On my 70’s Ford truck the “i” terminal bypasses the ballast resister in the circuit which supplies power to the ignition coil when the key is in “start”. This is to insure a good hot spark during starting.


#14

GeorgeSanJose, I might try hardwiring it see if that works, but the ignition coil has power uploading another video

So what I need to do now I guess is take spark plugs out and see if they all failed at once? Maybe something really gunky gunked them up?
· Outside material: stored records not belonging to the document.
@@ -467,8 +527,19 @@
     }
     return s[0].KS == 1 && s[1].KS == 3 && s[1].dil_h == 4 && s[2].KS == 3 && s[2].dil_h == 8 && s[3].KS == 3 && s[3].dil_h == 12;
 }
-void x3d_launch_aspp(const ConvArgs* c, hipStream_t st) {
+bool x3d_pool_eligible(const X3dPoolArgs& q, const ConvArgs* c) {
+    if (!q.x || !q.w || !q.out || q.C8 < 1 || q.H < 1 || q.Cout < 1) return false;
+    if (q.CoutPad != c[1].CoutPad || q.CoutPad % 32 != 0 || q.Cout > q.CoutPad || q.H != c[1].Hin || c[1].Win != 16) return false;
+    if (((size_t)q.x & 15) || (q.xN & 3) || (q.xC & 3) || (q.xH & 3)) return false;
+    return (long long)q.C8 * 16 * 4 <= X3dCfg<9, 12, 6, 32, 16>::LDS_BYTES;
+}
+void x3d_launch_aspp(const ConvArgs* c, hipStream_t st, const X3dPoolArgs* pool) {
     X3dAsppArgs g;
+    g.pool = X3dPoolArgs{};
+    if (pool) {
+        VR_CHECK(x3d_pool_eligible(*pool, c), -3, "conv_x3d: the ASPP group launch cannot carry this pooled branch");
+        g.pool = *pool;
+    }
     int MT = (c[1].CoutPad % 64 == 0) ? 64 : 32;
     if (MT == 64 && (long long)c[1].N * ((c[1].Hout + 15) / 16) * (c[1].CoutPad / 64) * 4 < 512) MT = 32;
     static const int force_mt = getenv("VR_X3D_MT") ? atoi(getenv("VR_X3D_MT")) : 0;
diff --git a/vocal-remover_amd/csrc/debug.hip b/vocal-remover_amd/csrc/debug.hip
--- a/vocal-remover_amd/csrc/debug.hip
+++ b/vocal-remover_amd/csrc/debug.hip
@@ -960,6 +960,100 @@
         launch_channel_sum(d.p, N, R, W, sums.p, 0, st);
         VR_HIP(hipStreamSynchronize(st));
         o.download(out[0]); sums.download(out[1]);
+    } else if (name == "rows_gemm") {
+        need(6, 1, 2, 1);
+        const int N = (int)dims[0], T = (int)dims[1], K = (int)dims[2], Cout = (int)dims[3], CoutPad = (int)dims[4];
+        const bool conv_too = dims[5] & 1;
+        VR_CHECK(N >= 1 && T >= 1 && K >= 1 && Cout >= 1 && CoutPad >= 1 && in[0] && in[1] && out[0], -2, "rows_gemm: sizes must be positive");
+        VR_CHECK(!conv_too || (nout >= 2 && out[1] && CoutPad % 32 == 0 && CoutPad >= Cout), -2, "rows_gemm: the conv launch needs couts padded to 32 and out[1]");
+        const size_t no = (size_t)N * Cout * T;
+        DevBuf x(in[0], (size_t)N * K * T), w(in[1], (size_t)K * CoutPad);
+        DevBuf bias(nin >= 3 ? in[2] : nullptr, nin >= 3 && in[2] ? (size_t)Cout : 0), epi(nin >= 4 ? in[3] : nullptr, nin >= 4 && in[3] ? (size_t)Cout * 2 : 0);
+        const bool has_bias = nin >= 3 && in[2], has_epi = nin >= 4 && in[3];
+        GuardedBuf o(out[0], no);
+        RowsGemmArgs g{};
+        g.x = x.p; g.xN = (long long)K * T; g.w = w.p; g.bias = has_bias ? bias.p : nullptr; g.epi = has_epi ? epi.p : nullptr; g.slope = fp[0];
+        g.out = o.p(); g.N = N; g.T = T; g.K = K; g.Cout = Cout; g.CoutPad = CoutPad;
+        launch_rows_gemm(g, st, ndims >= 7 ? (int)dims[6] : 0);
+        DevBuf oc(conv_too ? no : 0);
+        if (conv_too) {
+            ConvArgs a{};
+            a.nsrc = 1; a.N = 1; a.Cin = K; a.c1 = a.c2 = K; a.Cout = Cout; a.CoutPad = CoutPad;
+            a.d1 = a.d2 = 1 << 30;
+            a.bf16 = mfma_mode;
+            Tensor xt = dense(x.p, N, K, 1, T);
+            a.src[0] = make_src(xt, false, 0);
+            a.src[0].sH = a.src[0].sN; a.src[0].sN = 0; a.src[0].H = N;
+            a.Hin = a.Hout = N; a.Win = a.Wout = T;
+            a.w = w.p; a.bias = g.bias;
+            if (has_epi) { a.epi = epi.p; a.epi_slope = fp[0]; }
+            a.dst[0] = ConvDst{oc.p, 0, (long long)T, (long long)Cout * T, 0, 0};
+            launch_conv(a, ConvShape{1, 1, 1, 1}, st);
+        }
+        VR_HIP(hipStreamSynchronize(st));
+        VR_CHECK(o.intact(), -3, "rows_gemm: a store outside the output buffer");
+        o.download(out[0]);
+        if (conv_too) oc.download(out[1]);
+    } else if (name == "aspp_pool") {
+        need(3, 1, 8, 4);
+        const int N = (int)dims[0], C8 = (int)dims[1], H = (int)dims[2], W = 16, CoutPad = (C8 + 31) / 32 * 32;
+        VR_CHECK(N >= 1 && C8 >= 1 && H >= 1, -2, "aspp_pool: sizes must be positive");
+        VR_CHECK(mfma_mode == 3, -2, "aspp_pool: the group launch runs in mfma_mode 3");
+        for (int i = 0; i < 8; ++i) VR_CHECK(in[i] != nullptr, -2, "aspp_pool: missing input");
+        const size_t nx = (size_t)N * C8 * H * W, nf = (size_t)N * C8 * W;
+        DevBuf x(in[0], nx), epi1(in[2], (size_t)C8 * 2), epib(in[7], (size_t)4 * C8 * 2), cat_a(4 * nx), cat_b(4 * nx), pooled(nf), f1b(nf);
+        GuardedBuf f1a(out[0], nf);
+        const Tensor xt = dense(x.p, N, C8, H, W);
+        std::vector<std::unique_ptr<DevBuf>> keep;
+        auto kmajor = [&](const float* oihw, int KK) {
+            std::vector<float> wk((size_t)C8 * KK * CoutPad, 0.f);
+            for (int co = 0; co < C8; ++co)
+                for (int ci = 0; ci < C8; ++ci)
+                    for (int k = 0; k < KK; ++k) wk[((size_t)ci * KK + k) * CoutPad + co] = oihw[((size_t)co * C8 + ci) * KK + k];
+            keep.emplace_back(new DevBuf(wk.data(), wk.size()));
+            return keep.back()->p;
+        };
+        ConvArgs c4[4];
+        ConvShape s4[4];
+        LocalConv wf[4];
+        for (int j = 0; j < 4; ++j) {
+            const int KS = j ? 3 : 1, dh = j ? 4 * j : 1, dw = j ? 2 * j : 1;
+            ConvArgs& a = c4[j];
+            a = ConvArgs{};
+            a.nsrc = 1; a.src[0] = make_src(xt, false, 0); a.c1 = a.c2 = a.Cin = C8;
+            a.w = kmajor(in[3 + j], KS * KS); a.Cout = C8; a.CoutPad = CoutPad;
+            a.epi = epib.p + (size_t)j * C8 * 2; a.epi_slope = 0.f;
+            a.bf16 = 3; a.d1 = a.d2 = 1 << 30;
+            a.N = N; a.Hin = a.Hout = H; a.Win = a.Wout = W; a.pad_h = j ? dh : 0; a.pad_w = j ? dw : 0;
+            debug_weight_forms(a.w, C8, KS, 1, dh, dw, CoutPad, W, true, a, wf[j]);
+            a.dst[0] = ConvDst{cat_a.p + (size_t)j * C8 * H * W, (long long)4 * C8 * H * W, (long long)H * W, W, 0, 0};
+            s4[j] = ConvShape{KS, 1, dh, dw};
+        }
+        VR_CHECK(x3d_aspp_eligible(c4, s4), -2, "aspp_pool: conv_x3d does not take these four branch convs as one launch");
+        X3dPoolArgs q{};
+        q.x = x.p; q.xN = xt.sN; q.xC = xt.sC; q.xH = xt.sH;
+        q.w = kmajor(in[1], 1); q.epi = epi1.p; q.slope = fp[0]; q.out = f1a.p();
+        q.C8 = C8; q.H = H; q.Cout = C8; q.CoutPad = CoutPad;
+        VR_CHECK(x3d_pool_eligible(q, c4), -2, "aspp_pool: the group launch cannot carry this pooled branch (x3d_pool_eligible)");
+        x3d_launch_aspp(c4, st, &q);
+        for (int j = 0; j < 4; ++j) c4[j].dst[0].p = cat_b.p + (size_t)j * C8 * H * W;
+        launch_avgpool_h(xt, pooled.p, st);
+        {
+            ConvArgs b{};
+            b.nsrc = 1; b.N = 1; b.Cin = C8; b.c1 = b.c2 = C8; b.Cout = C8; b.CoutPad = CoutPad;
+            b.d1 = b.d2 = 1 << 30;
+            b.bf16 = 3;
+            b.src[0] = make_src(dense(pooled.p, N, C8, 1, W), false, 0);
+            b.src[0].sH = b.src[0].sN; b.src[0].sN = 0; b.src[0].H = N;
+            b.Hin = b.Hout = N; b.Win = b.Wout = W;
+            b.w = q.w; b.epi = epi1.p; b.epi_slope = fp[0];
+            b.dst[0] = ConvDst{f1b.p, 0, (long long)W, (long long)C8 * W, 0, 0};
+            launch_conv(b, ConvShape{1, 1, 1, 1}, st);
+        }
+        x3d_launch_aspp(c4, st);
+        VR_HIP(hipStreamSynchronize(st));
+        VR_CHECK(f1a.intact(), -3, "aspp_pool: a store outside f1's buffer");
+        f1a.download(out[0]); cat_a.download(out[1]); f1b.download(out[2]); cat_b.download(out[3]);
     } else if (name == "adam") {
         need(1, 6, 4, 3);
         const size_t n = (size_t)dims[0];
diff --git a/vocal-remover_amd/csrc/kernels.h b/vocal-remover_amd/csrc/kernels.h
--- a/vocal-remover_amd/csrc/kernels.h
+++ b/vocal-remover_amd/csrc/kernels.h
@@ -71,7 +71,17 @@
 void x3d_fill_tiling(ConvArgs& a, int MT);
 void x3d_launch_conv(const ConvArgs& a, const ConvShape& s, int MT, hipStream_t st);
 bool x3d_aspp_eligible(const ConvArgs* c4, const ConvShape* s4);
-void x3d_launch_aspp(const ConvArgs* c4, hipStream_t st);
+struct X3dPoolArgs {
+    const float* x;
+    long long xN, xC, xH;
+    const float* w;
+    const float* epi;
+    float slope;
+    float* out;
+    int C8, H, Cout, CoutPad;
+};
+bool x3d_pool_eligible(const X3dPoolArgs& q, const ConvArgs* c4);
+void x3d_launch_aspp(const ConvArgs* c4, hipStream_t st, const X3dPoolArgs* pool = nullptr);
 bool x3s_pick(const ConvArgs& a, const ConvShape& s, X3Tile* t);
 void x3s_fill_tiling(ConvArgs& a, const X3Tile& t);
 void x3s_launch_conv(const ConvArgs& a, const X3Tile& t, hipStream_t st);
@@ -87,6 +97,20 @@
 size_t lstm_whh_grad_scratch_floats(int N, int H);
 void launch_lstm_whh_grad(const float* dgx, const float* hout, float* dwhh_f, float* dwhh_r, int N, int T, int H,
                           int accumulate, float* part, hipStream_t st);
+
+struct RowsGemmArgs {
+    const float* x;
+    long long xN;
+    const float* w;
+    const float* bias;
+    const float* epi;
+    float slope;
+    float* out;
+    int N, T, K, Cout, CoutPad;
+};
+bool rows_gemm_ok(const RowsGemmArgs& a);
+int rows_gemm_tile(const RowsGemmArgs& a);
+void launch_rows_gemm(const RowsGemmArgs& a, hipStream_t st, int tile = 0);
 
 struct BnBwdArgs {
     float* g;
diff --git a/vocal-remover_amd/csrc/model.h b/vocal-remover_amd/csrc/model.h
--- a/vocal-remover_amd/csrc/model.h
+++ b/vocal-remover_amd/csrc/model.h
@@ -269,6 +269,8 @@
     bool serial = false;
     bool crop_window = true;
     bool fuse_tail = true;
+    bool lstm_gemm = true;
+    bool aspp_pool_fused = true;
     int net_w_lo = 0, net_w_hi = 0;
     void set_option(const std::string& name, int value);
     void reset_adam_state();
diff --git a/vocal-remover_amd/csrc/model.hip b/vocal-remover_amd/csrc/model.hip
--- a/vocal-remover_amd/csrc/model.hip
+++ b/vocal-remover_amd/csrc/model.hip
@@ -360,6 +360,8 @@
     }
     else if (name == "crop_window") crop_window = value != 0;
     else if (name == "fuse_tail") fuse_tail = value != 0;
+    else if (name == "lstm_gemm") lstm_gemm = value != 0;
+    else if (name == "aspp_pool_fused") aspp_pool_fused = value != 0;
     else if (name == "complex_train") {
         if (!is_complex) throw Error(-2, "complex_train: this handle predicts a magnitude mask; the option belongs to complex-mask handles (VR_CREATE_COMPLEX)");
         complex_train = value != 0;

Or maybe the thing that spins just isn’t supplying voltage to the spark plug coils.

Also I apologize in advance for the video it was raining and I was trying to keep dry by leaning under my hood, and also I can’t think of the right part names sometimes so I just say something wrong.


#15

Has this engine ran since you replaced those plug wires.

If you did replace the wires for this problem…and those wires have never actually started the engine…they may be the problem.

In the first video that you posted it seemed to me that the engine was struggling too much to turn over. You may have gotten a couple of wires mixed up.

I’d recheck the firing order and trace those wires to be sure they are in the correct spot on the distributor cap.

Yosemite


#16

No, those are the wires that ran it since I bought the truck. I have only taken one off at a time in order not to confuse the firing order.


#17

So took spark plug out. Never done this before, but when I connect the sparkplug to a live 12v source then ground out the edges of it where it screws into the motor it should spark right? Because it wasn’t sparking. Hoping its my sparkplugs now.

Edit: added pic to demonstrate what i mean

Edit again:
may be distributor, just in case going to replace distributor and all the spark plugs and coils.


#18

No your normal 12 volts is not enough to create a spark at the plug.

You must have the plug body grounded to the engine or frame and the plug wire from the distributor attached to the plug.
Then have someone crank the engine over as you watch for spark.

Yosemite


#19

Before replacing anything I would suggest checking for battery voltage at the ignition coil. I think (memory is a bit fuzzy) that the hot wire at the coil should be red with a green tracer.

There should be power at that terminal with the key in both the run and start positions.


#20

The main ignition coil lead should tie to the center of the distributor cap. The coil creates pulses of electricity at many thousands of volts to fire the spark plugs. The center of the disty cap connector to the rotor that rotates on a shaft. The rotor aligns with the spark plug connections on the cap and the ignition fires a pulse to the plug.

You didn’t provide any feedback on the coil test by checking the minus side of the coil. You should have voltage pulses there while cranking the engine. If you just have a steady light then something is wrong inside the disty.